D- Difícil destacar dentre as mais de 1.000 atividades realizadas de forma ininterrupta ao longo destes 23 anos de Alpharrabio, alguns momentos marcantes porque foram muitos. E quanto digo mil, não se trata de nenhuma figura de linguagem para expressar genericamente "inúmeros". São realmente mais de mil atividades contabilizadas, sendo que 524 delas (média de uma por semana) estão registradas em forma de verbetes no livro "Alpharrabio 12 anos - uma história em curso", publicado em 2004. Daí pra cá já acumulamos material suficiente para novo volume tão alentado quanto aquele.
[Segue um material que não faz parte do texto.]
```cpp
__global__ __launch_bounds__(256) void k_count_hits(SweepArgs A) {
    const int i = A.i_begin + blockIdx.x * blockDim.x + threadIdx.x;
    uint32_t n = 0, dropped = 0;
    if (i < A.i_end) {
        const int wv = (i - A.i_origin) >> 6;
        const uint32_t baseq = A.maskOff[2 * (size_t)wv];
        const int Q = (int)A.maskOff[2 * (size_t)wv + 1];
        if (baseq != SL_NONE) {
            const uint4 *q4 = reinterpret_cast<const uint4 *>(A.maskPool) + baseq + (threadIdx.x & 63);
            const bool qi = A.quiet && ((A.quiet[i >> 5] >> (i & 31)) & 1u);
            for (int q = 0; q < Q; ++q) {
                const uint4 t = q4[(size_t)q * SPH_WAVE];
                n += (uint32_t)__builtin_popcount(t.y) + (uint32_t)__builtin_popcount(t.w);
                if (qi)
                    dropped += (uint32_t)__builtin_popcount(t.y & sl_quiet_window(A.quiet, t.x)) +
                               (uint32_t)__builtin_popcount(t.w & sl_quiet_window(A.quiet, t.z));
                if (t.w == 0u) break;
            }
        }
    }
    n = wave_sum_u32(n);
    dropped = wave_sum_u32(dropped);
    if ((threadIdx.x & 63) == 0 && n) {
        atomicAdd(A.pairCounter + 16 + (blockIdx.x & 255) * 16 + 15, (unsigned long long)n);
        atomicAdd(A.pairCounter + 16 + (blockIdx.x & 255) * 16 + 14, (unsigned long long)(n - dropped));
    }
}

void sph_launch_density_list(const DevParams &P, const SweepArgs &A, int mathMode, hipStream_t s) {
    int cnt = A.i_end - A.i_begin;
    if (cnt <= 0) return;
    int blocks = (A.i_end - A.i_origin + SL_K1_THREADS - 1) / SL_K1_THREADS;
    const bool same = P.cut2 == P.h2;
    if (mathMode == 1) {
        if (same) k_density_mask_lds<true, true><<<blocks, SL_K1_THREADS, 0, s>>>(P, A);
        else k_density_mask_lds<true, false><<<blocks, SL_K1_THREADS, 0, s>>>(P, A);
    } else {
        if (same) k_density_mask_lds<false, true><<<blocks, SL_K1_THREADS, 0, s>>>(P, A);
        else k_density_mask_lds<false, false><<<blocks, SL_K1_THREADS, 0, s>>>(P, A);
    }
    if (A.pairCounter) k_count_hits<<<(cnt + 255) / 256, 256, 0, s>>>(A);
}

#define SL_FALLBACK_BLOCKS 512
template <bool FAST, bool SLIM>
__global__ __launch_bounds__(SPH_WAVE) void k_force_fallback(DevParams P, SweepArgs A) {
    const unsigned count = (unsigned)A.maskCursor[1];
    for (unsigned idx = blockIdx.x; idx < count; idx += gridDim.x) {
    const int i = A.i_origin + (int)A.noneList[idx] * SPH_WAVE + (int)threadIdx.x;
    const bool mine = (i >= A.i_begin && i < A.i_end) || (i >= A.i_begin2 && i < A.i_end2);
    if (!__ballot(mine)) continue;
    const int iSafe = mine ? i : A.i_begin;
    float4 pi = A.pv8[2 * (size_t)iSafe];
    const float4 vi = A.pv8[2 * (size_t)iSafe + 1];
    const float prs_i = fmaxf(0.f, SPH_GAS_CONSTANT * (vi.w - SPH_REST_DENSITY));
    int3 c = sweep_cell(P, pi.x, pi.y, pi.z);
    int js[9], je[9];
    load_runs(P, A.cellRange, c, mine, js, je);
    ForceAcc F = {0.f, 0.f, 0.f};
#pragma unroll
    for (int r = 0; r < 9; ++r)
        for (int j = js[r]; j < je[r]; ++j) {
            if (FAST) force_pair_fast(P, pi.x, pi.y, pi.z, vi.x, vi.y, vi.z, prs_i, A.pv8[2 * (size_t)j], A.pv8[2 * (size_t)j + 1], F);
            else force_pair<SLIM>(P, pi.x, pi.y, pi.z, vi.x, vi.y, vi.z, prs_i, A.pv8[2 * (size_t)j], A.pv8[2 * (size_t)j + 1], F);
        }
    if (mine) {
        float vx = vi.x, vy = vi.y, vz = vi.z;
        integrate_particle(P, pi, vx, vy, vz, F, vi.w);
        store_particle(A, i, pi, vx, vy, vz, vi.w, F);
    }
    }
}

__global__ void k_patch_pv8(const float4 *__restrict__ vel4, float4 *__restrict__ pv8, int i_begin,
                            int i_end, int n_all) {
    int t = blockIdx.x * blockDim.x + threadIdx.x;
    int j = t < i_begin ? t : i_end + (t - i_begin);
    if (j < n_all) pv8[2 * (size_t)j + 1] = vel4[j];
}

void sph_launch_patch_halo(const SweepArgs &A, hipStream_t s) {
    const int halo = A.i_begin + (A.n_all - A.i_end);
    if (halo > 0) k_patch_pv8<<<(halo + 255) / 256, 256, 0, s>>>(A.vel4, A.pv8, A.i_begin, A.i_end, A.n_all);
}

void sph_launch_force_list(const DevParams &P, const SweepArgs &A, int mathMode, hipStream_t s) {
    SweepArgs B = A;
    if (B.i_end2 <= B.i_begin2) B.i_begin2 = B.i_end2 = 0;
    if (B.i_end <= B.i_begin) {
        B.i_begin = B.i_begin2;
        B.i_end = B.i_end2;
        B.i_begin2 = B.i_end2 = 0;
    }
    if (B.i_end <= B.i_begin) return;
    if (B.patchHalo) sph_launch_patch_halo(B, s);
    const int wpb = SL_DEAL_ROWS / SPH_WAVE, threads = SL_DEAL_THREADS;
    auto blocks_of = [&](int a, int b) {
        if (b <= a) return 0;
        const int w0 = (a - B.i_origin) >> 6, w1 = (b - B.i_origin + 63) >> 6;
        return (w1 + wpb - 1) / wpb - w0 / wpb;
    };
    B.nblk1 = blocks_of(B.i_begin, B.i_end);
    const int fblocks = B.nblk1 + blocks_of(B.i_begin2, B.i_end2);
    const int blocks = SL_FALLBACK_BLOCKS;
    if (mathMode == 1) {
        k_force_dealt<true, true><<<fblocks, threads, 0, s>>>(P, B);
        k_force_fallback<true, true><<<blocks, SPH_WAVE, 0, s>>>(P, B);
    } else if (P.slimDiv) {
        k_force_dealt<false, true><<<fblocks, threads, 0, s>>>(P, B);
        k_force_fallback<false, true><<<blocks, SPH_WAVE, 0, s>>>(P, B);
    } else {
        k_force_dealt<false, false><<<fblocks, threads, 0, s>>>(P, B);
        k_force_fallback<false, false><<<blocks, SPH_WAVE, 0, s>>>(P, B);
    }
}
```

Measured before the change: 4.531 billion.

## Stage neighbor positions per workgroup in LDS for the density mask sweep

```diff
diff --git a/cudafluidsimulator_amd/csrc/sph_api.hip b/cudafluidsimulator_amd/csrc/sph_api.hip
--- a/cudafluidsimulator_amd/csrc/sph_api.hip
+++ b/cudafluidsimulator_amd/csrc/sph_api.hip
@@ -116,6 +116,7 @@
     int zLayers = 0;
     int tileChunkEnv = -1;
     int tileRotate = -1;
+    int densityPerWave = 0;
     RenderParams rp{};
     uint32_t *rDepth = nullptr, *rCount = nullptr, *rEdge = nullptr, *rRgb = nullptr;
     uint8_t *frameHost = nullptr;
@@ -683,6 +684,7 @@
     A.quietAll = A.quiet ? reinterpret_cast<uint32_t *>(h->quietVref + 1) : nullptr;
     A.quietHalo = nullptr;
     A.rhoToVel4 = h->external ? 1 : 0;
+    A.densityPerWave = h->densityPerWave;
     A.listHead = reinterpret_cast<const int *>(h->cellRange);
     A.listNext = reinterpret_cast<const int *>(h->ws.vals[0]);
     return A;
@@ -1121,6 +1123,7 @@
     else h->cap = h->opt.capacity > h->n ? h->opt.capacity : h->n;
     if (const char *e = getenv("SPH_TILE_CHUNK")) h->tileChunkEnv = atoi(e);
     if (const char *e = getenv("SPH_XCD_ROTATE")) h->tileRotate = atoi(e);
+    if (const char *e = getenv("SPH_DENSITY_PER_WAVE")) h->densityPerWave = atoi(e) != 0;
     if (const char *e = getenv("SPH_STEP_TRACE")) h->trace = atoi(e) != 0;
     fill_params(h);
     int rc = SPH_OK;
diff --git a/cudafluidsimulator_amd/csrc/sph_device.h b/cudafluidsimulator_amd/csrc/sph_device.h
--- a/cudafluidsimulator_amd/csrc/sph_device.h
+++ b/cudafluidsimulator_amd/csrc/sph_device.h
@@ -144,6 +144,7 @@
     uint32_t *quietAll;
     const uint32_t *quietHalo;
     int rhoToVel4;
+    int densityPerWave;
     const int *listHead;
     const int *listNext;
 };
diff --git a/cudafluidsimulator_amd/csrc/sweeps_list.hip b/cudafluidsimulator_amd/csrc/sweeps_list.hip
--- a/cudafluidsimulator_amd/csrc/sweeps_list.hip
+++ b/cudafluidsimulator_amd/csrc/sweeps_list.hip
@@ -237,6 +237,198 @@
         A.pv8[2 * (size_t)i + 1].w = rho;
     }
     if (A.quiet) sl_store_quiet(A, i, valid, rho, lane);
+    if (A.hitCount && valid) A.hitCount[i] = hcount;
+}
+
+#ifndef SL_WG_CAP
+#define SL_WG_CAP 1024
+#endif
+#define SL_WG_THREADS 256
+#define SL_WG_WAVES (SL_WG_THREADS / SPH_WAVE)
+#define SL_WG_DONE 0x7fffffff
+static_assert(SL_WG_CAP % 32 == 0 && SL_WG_CAP >= 64, "a piece holds whole words and always lets its first lane advance");
+
+__device__ __forceinline__ int wave_min_i32(int v) {
+#pragma unroll
+    for (int off = 32; off > 0; off >>= 1) v = min(v, __shfl_xor(v, off));
+    return v;
+}
+
+template <bool FAST, bool SAMECUT>
+__global__ __launch_bounds__(SL_WG_THREADS, SL_K1_WAVES)
+void k_density_mask_wg(DevParams P, SweepArgs A) {
+    __shared__ float4 stage[SL_WG_CAP + SW_UNROLL];
+    __shared__ int2 vote[2][SL_WG_WAVES];
+    const int lane = threadIdx.x & 63, w = threadIdx.x >> 6;
+    const int wv = xcd_tile(blockIdx.x, gridDim.x, A.tileChunk, A.tileRotate) * SL_WG_WAVES + w;
+    const int i = A.i_origin + wv * SPH_WAVE + lane;
+    const bool valid = i >= A.i_begin && i < A.i_end;
+    const bool anyValid = __ballot(valid) != 0ull;
+    float4 pi = valid ? A.pos4[i] : make_float4(0, 0, 0, 0);
+    int3 c = sweep_cell(P, pi.x, pi.y, pi.z);
+    int js[9], je[9];
+    load_runs(P, A.cellRange, c, valid, js, je);
+
+    int words = 0;
+    uint32_t pairs = 0;
+#pragma unroll
+    for (int r = 0; r < 9; ++r) {
+        words += (je[r] - js[r] + 31) >> 5;
+        pairs += (uint32_t)(je[r] - js[r]);
+    }
+    const int Q = __builtin_amdgcn_readfirstlane((wave_max_i32(words) + 1) >> 1);
+    const int shard = wv & (SL_POOL_SHARDS - 1);
+    unsigned long long base = 0;
+    if (lane == 0 && anyValid) base = atomicAdd(A.maskCursor + shard * SL_CURSOR_STRIDE, (unsigned long long)Q * SPH_WAVE);
+    base = (unsigned long long)__builtin_amdgcn_readfirstlane((unsigned)(base >> 32)) << 32 |
+           (unsigned long long)__builtin_amdgcn_readfirstlane((unsigned)base);
+    const unsigned long long subCap = A.maskCapacity / SL_POOL_SHARDS;
+    const bool ok = base + (unsigned long long)Q * SPH_WAVE <= subCap;
+    base += (unsigned long long)shard * subCap;
+    if (lane == 0 && anyValid) {
+        A.maskOff[2 * (size_t)wv] = ok ? (uint32_t)base : SL_NONE;
+        A.maskOff[2 * (size_t)wv + 1] = (uint32_t)Q;
+        if (!ok) A.noneList[atomicAdd(A.maskCursor + 1, 1ull)] = (uint32_t)wv;
+    }
+    uint4 *const myq = reinterpret_cast<uint4 *>(A.maskPool) + (ok ? base : 0ull) + lane;
+    if (A.pairCounter) {
+        uint32_t s = wave_sum_u32(pairs);
+        if (lane == 0) atomicAdd(A.pairCounter + 16 + (wv & 255) * 16, (unsigned long long)s);
+    }
+
+    if (threadIdx.x < SW_UNROLL) stage[SL_WG_CAP + threadIdx.x] = make_float4(1e18f, 1e18f, 1e18f, 0.f);
+    const float4 *const sent = stage + SL_WG_CAP;
+    float rho = 0.f;
+    float h2v = P.h2, dcv = P.dcoef, cut2r = P.cut2, massv = SPH_MASS;
+    asm volatile("" : "+v"(h2v), "+v"(dcv), "+v"(cut2r), "+v"(massv));
+    uint32_t pj0 = 0, pm0 = 0;
+    bool pending = false;
+    int qidx = 0;
+    uint32_t hcount = 0;
+    auto emit = [&](uint32_t jbase, uint32_t mask) {
+        if (ok && mask != 0) {
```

Eu diria que todos os momentos foram marcantes, cada um com sua especificidade. Nada do que ocorreu ali foi determinado por qualquer visão mercantilista ou para preencher vazios e agenda. Todos fizeram parte de um processo que inclui a reflexão e o debate e um desejo sincero de fazer circular e discutir ideias.

Diferentemente da impessoalidade de um lançamento numa megalivraria, todo lançamento de livro que ali realizamos é revestido de sentidos. Jamais colocamos um autor sentado atrás de uma mesa se limitando a autografar. Há sempre uma conversa entre o autor e os presentes, uma apresentação, leituras, enfim. O mesmo acontece com um espetáculo teatral, com uma abertura de exposição, etc. Não há cobrança de ingressos. A contabilidade dos números não bate, mas a contabilidade cultural que é outra, com outro tempo, um tempo que não visa resultados imediatos, sempre nos proporciona incríveis momentos de satisfação.

P- Pergunta para a Dalila ativista cultural: Santo André 23 anos atrás, quando você inaugurou a Alpharrabio e hoje. Qual sua avaliação?

D- No livro que acabei de citar, falo desse "clima" cultural do ano de 1992 que a meu ver perdurou até a virada do milênio. 1999 foi um ano incrível, de verdadeira efervescência artística e também do pensar. Anos de Celso Daniel uma liderança política rara, um intelectual com uma visão integrada da região, conhecedor profundo de nossa realidade e articulador formidável que muito contribuiu com a circulação artística e cultural. Foi de sua inteligência rara que saíram nossas mais interessantes iniciativas e instituições, como a Câmara Regional, o Consórcio Intermunicipal Grande ABC e outras. Celso exerceu um papel importantíssimo no fomento ao pensar a região e a projetar o futuro da cidade de Santo André através de uma ampla e profunda consulta e discussão popular. Sua morte trágica e prematura desligou o que vinha sendo (re)ligado, tecido e costurado em nossas políticas regionais. Sua ausência abriu um enorme vazio cultural que ainda nos custa preencher. Falta-nos ousadia para (quase) tudo até para retomar o que foi conquistado e, muitas vezes, jogado nos porões do esquecimento e da indiferença.

P- Para finalizar: qual a importância da Cultura na sociedade?

D- A Cultura, no seu sentido antropológico, não pode e nem acontece à margem da sociedade, faz parte intrínseca dela é matéria da qual é composta, ainda que muitos de seus elementos não saibam nem desconfiem disso. A educação formal precisa preparar indivíduos críticos que saibam reconhecer-se em sua própria cultura. Cultura são os resíduos mais resistentes da história, matéria da qual somos amalgamados.